## Problem
A word-for-word transcription of the data below is required.

## Input
------------
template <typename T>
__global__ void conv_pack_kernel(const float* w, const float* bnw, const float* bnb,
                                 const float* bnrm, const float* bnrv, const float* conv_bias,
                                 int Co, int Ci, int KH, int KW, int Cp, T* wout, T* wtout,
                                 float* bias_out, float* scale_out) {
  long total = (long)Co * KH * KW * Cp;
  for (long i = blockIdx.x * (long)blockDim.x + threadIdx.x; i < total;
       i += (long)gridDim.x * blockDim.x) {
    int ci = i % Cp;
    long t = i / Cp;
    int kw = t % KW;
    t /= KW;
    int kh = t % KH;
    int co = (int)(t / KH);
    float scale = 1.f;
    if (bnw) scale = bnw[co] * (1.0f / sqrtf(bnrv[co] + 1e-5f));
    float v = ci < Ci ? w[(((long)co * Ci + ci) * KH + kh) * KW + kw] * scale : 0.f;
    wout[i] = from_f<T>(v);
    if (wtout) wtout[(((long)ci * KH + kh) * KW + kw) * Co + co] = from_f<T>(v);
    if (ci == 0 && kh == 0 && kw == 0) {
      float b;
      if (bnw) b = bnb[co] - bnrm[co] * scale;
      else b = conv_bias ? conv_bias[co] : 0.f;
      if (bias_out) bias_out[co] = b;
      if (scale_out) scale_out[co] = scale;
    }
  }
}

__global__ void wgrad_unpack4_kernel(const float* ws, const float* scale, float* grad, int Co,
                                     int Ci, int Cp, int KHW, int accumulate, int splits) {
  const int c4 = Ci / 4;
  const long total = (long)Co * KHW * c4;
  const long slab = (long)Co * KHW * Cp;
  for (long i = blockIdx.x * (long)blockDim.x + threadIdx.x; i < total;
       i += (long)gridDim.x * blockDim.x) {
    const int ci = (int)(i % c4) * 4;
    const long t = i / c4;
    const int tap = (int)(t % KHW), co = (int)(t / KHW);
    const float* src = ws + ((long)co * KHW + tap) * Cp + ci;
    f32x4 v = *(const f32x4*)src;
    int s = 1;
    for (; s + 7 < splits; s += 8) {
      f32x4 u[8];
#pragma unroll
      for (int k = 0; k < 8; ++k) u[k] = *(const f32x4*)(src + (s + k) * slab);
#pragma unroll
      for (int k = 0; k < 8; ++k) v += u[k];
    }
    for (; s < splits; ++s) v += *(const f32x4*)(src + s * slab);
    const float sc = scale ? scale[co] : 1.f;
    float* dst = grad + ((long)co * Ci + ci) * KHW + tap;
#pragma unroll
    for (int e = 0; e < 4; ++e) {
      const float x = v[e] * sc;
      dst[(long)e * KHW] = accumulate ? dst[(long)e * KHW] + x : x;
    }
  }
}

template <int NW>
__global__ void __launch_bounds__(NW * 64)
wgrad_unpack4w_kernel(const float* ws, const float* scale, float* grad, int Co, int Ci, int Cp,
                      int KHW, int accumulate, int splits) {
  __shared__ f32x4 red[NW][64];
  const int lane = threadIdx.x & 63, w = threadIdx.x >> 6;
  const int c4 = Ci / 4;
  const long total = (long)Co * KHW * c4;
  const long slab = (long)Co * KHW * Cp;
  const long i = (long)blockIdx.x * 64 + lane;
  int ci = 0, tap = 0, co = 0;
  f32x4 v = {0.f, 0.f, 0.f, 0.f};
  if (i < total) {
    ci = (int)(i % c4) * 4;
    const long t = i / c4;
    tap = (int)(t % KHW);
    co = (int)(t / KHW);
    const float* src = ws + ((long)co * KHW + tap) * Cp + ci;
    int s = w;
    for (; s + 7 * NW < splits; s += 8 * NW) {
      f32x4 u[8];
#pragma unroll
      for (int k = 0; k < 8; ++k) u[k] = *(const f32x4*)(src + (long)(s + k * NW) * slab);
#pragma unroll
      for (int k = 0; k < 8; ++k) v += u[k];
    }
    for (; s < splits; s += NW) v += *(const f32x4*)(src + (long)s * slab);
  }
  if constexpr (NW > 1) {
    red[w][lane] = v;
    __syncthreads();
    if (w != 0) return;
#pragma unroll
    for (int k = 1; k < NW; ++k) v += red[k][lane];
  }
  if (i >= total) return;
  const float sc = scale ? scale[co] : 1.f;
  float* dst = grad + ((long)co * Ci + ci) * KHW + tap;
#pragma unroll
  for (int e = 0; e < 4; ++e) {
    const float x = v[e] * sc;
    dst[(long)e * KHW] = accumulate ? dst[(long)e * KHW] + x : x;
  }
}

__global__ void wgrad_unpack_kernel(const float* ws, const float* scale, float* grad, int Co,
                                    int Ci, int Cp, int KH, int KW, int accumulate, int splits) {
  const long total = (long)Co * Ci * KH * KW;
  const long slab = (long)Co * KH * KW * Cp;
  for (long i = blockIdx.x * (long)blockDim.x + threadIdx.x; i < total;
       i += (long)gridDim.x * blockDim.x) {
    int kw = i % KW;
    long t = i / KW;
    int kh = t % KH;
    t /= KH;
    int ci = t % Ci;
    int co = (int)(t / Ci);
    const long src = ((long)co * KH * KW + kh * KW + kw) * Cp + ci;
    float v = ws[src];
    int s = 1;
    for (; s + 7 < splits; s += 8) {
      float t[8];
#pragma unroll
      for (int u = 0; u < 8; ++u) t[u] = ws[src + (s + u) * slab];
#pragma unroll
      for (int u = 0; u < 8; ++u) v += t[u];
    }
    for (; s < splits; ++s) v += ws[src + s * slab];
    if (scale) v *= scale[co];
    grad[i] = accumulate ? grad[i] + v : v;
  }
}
------------
## Written solution
template <typename T>
__global__ void conv_pack_kernel(const float* w, const float* bnw, const float* bnb,
                                 const float* bnrm, const float* bnrv, const float* conv_bias,
                                 int Co, int Ci, int KH, int KW, int Cp, T* wout, T* wtout,
                                 float* bias_out, float* scale_out) {
  long total = (long)Co * KH * KW * Cp;
  for (long i = blockIdx.x * (long)blockDim.x + threadIdx.x; i < total;
       i += (long)gridDim.x * blockDim.x) {
    int ci = i % Cp;
    long t = i / Cp;
    int kw = t % KW;
    t /= KW;
    int kh = t % KH;
    int co = (int)(t / KH);
    float scale = 1.f;
    if (bnw) scale = bnw[co] * (1.0f / sqrtf(bnrv[co] + 1e-5f));
    float v = ci < Ci ? w[(((long)co * Ci + ci) * KH + kh) * KW + kw] * scale : 0.f;
    wout[i] = from_f<T>(v);
    if (wtout) wtout[(((long)ci * KH + kh) * KW + kw) * Co + co] = from_f<T>(v);
    if (ci == 0 && kh == 0 && kw == 0) {
      float b;
      if (bnw) b = bnb[co] - bnrm[co] * scale;
      else b = conv_bias ? conv_bias[co] : 0.f;
      if (bias_out) bias_out[co] = b;
      if (scale_out) scale_out[co] = scale;
    }
  }
}

__global__ void wgrad_unpack4_kernel(const float* ws, const float* scale, float* grad, int Co,
                                     int Ci, int Cp, int KHW, int accumulate, int splits) {
  const int c4 = Ci / 4;
  const long total = (long)Co * KHW * c4;
  const long slab = (long)Co * KHW * Cp;
  for (long i = blockIdx.x * (long)blockDim.x + threadIdx.x; i < total;
       i += (long)gridDim.x * blockDim.x) {
    const int ci = (int)(i % c4) * 4;
    const long t = i / c4;
    const int tap = (int)(t % KHW), co = (int)(t / KHW);
    const float* src = ws + ((long)co * KHW + tap) * Cp + ci;
    f32x4 v = *(const f32x4*)src;
    int s = 1;
    for (; s + 7 < splits; s += 8) {
      f32x4 u[8];
#pragma unroll
      for (int k = 0; k < 8; ++k) u[k] = *(const f32x4*)(src + (s + k) * slab);
#pragma unroll
      for (int k = 0; k < 8; ++k) v += u[k];
    }
    for (; s < splits; ++s) v += *(const f32x4*)(src + s * slab);
    const float sc = scale ? scale[co] : 1.f;
    float* dst = grad + ((long)co * Ci + ci) * KHW + tap;
#pragma unroll
    for (int e = 0; e < 4; ++e) {
      const float x = v[e] * sc;
      dst[(long)e * KHW] = accumulate ? dst[(long)e * KHW] + x : x;
    }
  }
}

template <int NW>
__global__ void __launch_bounds__(NW * 64)
wgrad_unpack4w_kernel(const float* ws, const float* scale, float* grad, int Co, int Ci, int Cp,
                      int KHW, int accumulate, int splits) {
  __shared__ f32x4 red[NW][64];
  const int lane = threadIdx.x & 63, w = threadIdx.x >> 6;
  const int c4 = Ci / 4;
  const long total = (long)Co * KHW * c4;
  const long slab = (long)Co * KHW * Cp;
  const long i = (long)blockIdx.x * 64 + lane;
  int ci = 0, tap = 0, co = 0;
  f32x4 v = {0.f, 0.f, 0.f, 0.f};
  if (i < total) {
    ci = (int)(i % c4) * 4;
    const long t = i / c4;
    tap = (int)(t % KHW);
    co = (int)(t / KHW);
    const float* src = ws + ((long)co * KHW + tap) * Cp + ci;
    int s = w;
    for (; s + 7 * NW < splits; s += 8 * NW) {
      f32x4 u[8];
#pragma unroll
      for (int k = 0; k < 8; ++k) u[k] = *(const f32x4*)(src + (long)(s + k * NW) * slab);
#pragma unroll
      for (int k = 0; k < 8; ++k) v += u[k];
    }
    for (; s < splits; s += NW) v += *(const f32x4*)(src + (long)s * slab);
  }
  if constexpr (NW > 1) {
    red[w][lane] = v;
    __syncthreads();
    if (w != 0) return;
#pragma unroll
    for (int k = 1; k < NW; ++k) v += red[k][lane];
  }
  if (i >= total) return;
  const float sc = scale ? scale[co] : 1.f;
  float* dst = grad + ((long)co * Ci + ci) * KHW + tap;
#pragma unroll
  for (int e = 0; e < 4; ++e) {
    const float x = v[e] * sc;
    dst[(long)e * KHW] = accumulate ? dst[(long)e * KHW] + x : x;
  }
}

__global__ void wgrad_unpack_kernel(const float* ws, const float* scale, float* grad, int Co,
                                    int Ci, int Cp, int KH, int KW, int accumulate, int splits) {
  const long total = (long)Co * Ci * KH * KW;
  const long slab = (long)Co * KH * KW * Cp;
  for (long i = blockIdx.x * (long)blockDim.x + threadIdx.x; i < total;
       i += (long)gridDim.x * blockDim.x) {
    int kw = i % KW;
    long t = i / KW;
    int kh = t % KH;
    t /= KH;
    int ci = t % Ci;
    int co = (int)(t / Ci);
    const long src = ((long)co * KH * KW + kh * KW + kw) * Cp + ci;
    float v = ws[src];
    int s = 1;
    for (; s + 7 < splits; s += 8) {
      float t[8];
#pragma unroll
      for (int u = 0; u < 8; ++u) t[u] = ws[src + (s + u) * slab];
#pragma unroll
      for (int u = 0; u < 8; ++u) v += t[u];
    }
    for (; s < splits; ++s) v += ws[src + s * slab];
    if (scale) v *= scale[co];
    grad[i] = accumulate ? grad[i] + v : v;
  }
}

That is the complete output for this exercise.